The history of the software industry is littered with examples of data management companies that lock customer data into their proprietary systems, and then go on to tax those very customers, the real owners of the data, for any type of data usage.
The newest and most brazen in this category of companies is Snowflake. The Snowflake Data Warehouse is a classic example of a proprietary system, designed to levy a “tax” to customers, once their data is locked in. We have seen this playbook before from Teradata, IBM, resulting in deathly lock-in and unsustainable costs for customers.
The Snowflake tax works in three ways:
- Proprietary storage: Snowflake stores data in a proprietary format making it cumbersome to use, especially in non-SQL workloads that are not supported natively. This means you have to pay Snowflake a data import/export tax if you want to use open-source data processing frameworks for non-SQL workloads, such as streaming analytics and machine learning.
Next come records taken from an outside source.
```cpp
template <bool FAST, int OCT, bool CERTAIN = false>
__device__ __forceinline__ void uniform_prologue(const UnifiedBufs& ub, const RayRegs& r, int& node, LaneStack& st, int (&spill)[SPILL_DEPTH],
                                                 unsigned int* status)
{
    if ((reinterpret_cast<unsigned long long>(ub.nodes) & (unsigned long long)(kNodeBytes - 1)) != 0ull) return;
    bool tryCertain = false;
    int uncertain = 0;
    float loX = 0.0f, hiX = 0.0f, loY = 0.0f, hiY = 0.0f, loZ = 0.0f, hiZ = 0.0f;
    if (CERTAIN && FAST) {
        tryCertain = ub.certainSteps && __ballot(node != kSentinel && r.tmin != 0.0f) == 0ull;
        if (tryCertain) {
            const float fx = certain_reach(r.tmax, r.dx), fy = certain_reach(r.tmax, r.dy), fz = certain_reach(r.tmax, r.dz);
            loX = r.dx < 0.0f ? certain_end<-1>(r.ox, fx) : r.ox; hiX = r.dx < 0.0f ? r.ox : certain_end<1>(r.ox, fx);
            loY = r.dy < 0.0f ? certain_end<-1>(r.oy, fy) : r.oy; hiY = r.dy < 0.0f ? r.oy : certain_end<1>(r.oy, fy);
            loZ = r.dz < 0.0f ? certain_end<-1>(r.oz, fz) : r.oz; hiZ = r.dz < 0.0f ? r.oz : certain_end<1>(r.oz, fz);
        }
    }
    unsigned int descentLim = !ub.certainDescent ? 0u : ub.nodesBytes - (unsigned)kNodeBytes < (unsigned)kSentinel ? ub.nodesBytes - (unsigned)kNodeBytes : (unsigned)kSentinel - 1u;
    asm volatile("" : "+s"(descentLim));
    for (;;) {
        const bool live = node != kSentinel;
        const unsigned long long liveMask = __ballot(live);
        if (liveMask == 0ull) return;
        const int unode = __builtin_amdgcn_readlane(node, (int)__builtin_ctzll(liveMask));
        if (__ballot(live && node != unode) != 0ull) return;
        if ((unsigned)unode >= (unsigned)kSentinel || (unsigned)unode > ub.nodesBytes - (unsigned)kNodeBytes) return;
        unsigned int snode = (unsigned)unode;
        f32x4 A, B, C, D;
        if (CERTAIN && FAST && tryCertain) {
            unsigned long long in0, in1, reach;
            for (;;) {
                const const_f32x4_ptr q = (const_f32x4_ptr)(ub.nodes + snode);
                A = q[0]; B = q[1]; C = q[2]; D = q[3];
                const int next = certain_masks(A, B, C, __float_as_int(D.x), __float_as_int(D.y), r, loX, hiX, loY, hiY, loZ, hiZ, liveMask, in0, in1, reach);
                if ((unsigned)next - 1u >= descentLim) break;
                snode = (unsigned)next;
            }
            if (snode != (unsigned)unode) {
                if (live) node = (int)snode;
                uncertain = 0;
            }
            if ((in0 | in1) == liveMask && reach == 0ull) {
                take_children(node, __float_as_int(D.x), __float_as_int(D.y), in0, in1);
                uncertain = 0;
                continue;
            }
            if (++uncertain >= kCertainGiveUpAfter) tryCertain = false;
        } else {
            const const_f32x4_ptr q = (const_f32x4_ptr)(ub.nodes + snode);
            A = q[0]; B = q[1]; C = q[2]; D = q[3];
        }
        if (live)
            inner_advance<FAST, OCT>(make_float4(A.x, A.y, A.z, A.w), make_float4(B.x, B.y, B.z, B.w), make_float4(C.x, C.y, C.z, C.w),
                                     make_float4(D.x, D.y, D.z, D.w), r, node, st, spill, status);
    }
}

}
```

Before: 17240.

- Fixed workflow: Snowflake forces SQL-based data processing for all workloads. While SQL may be the lingua franca for SQL workloads, machine learning & streaming analytics require programmatic distributed data processing frameworks like Apache Spark and TensorFlow, and languages such as Python, Java, and Scala—the preferred choice for Data Engineers and Data Scientists. For example, to run an Apache Spark job on Snowflake, you have to use their Apache Spark or JDBC driver to query their SQL engine to import data into a data frame, process this data using Apache Spark, and rewrite it into Snowflake. Not only is this complex, inefficient, and less performant, but just reading data from Snowflake results in additional costs through the Snowflake tax.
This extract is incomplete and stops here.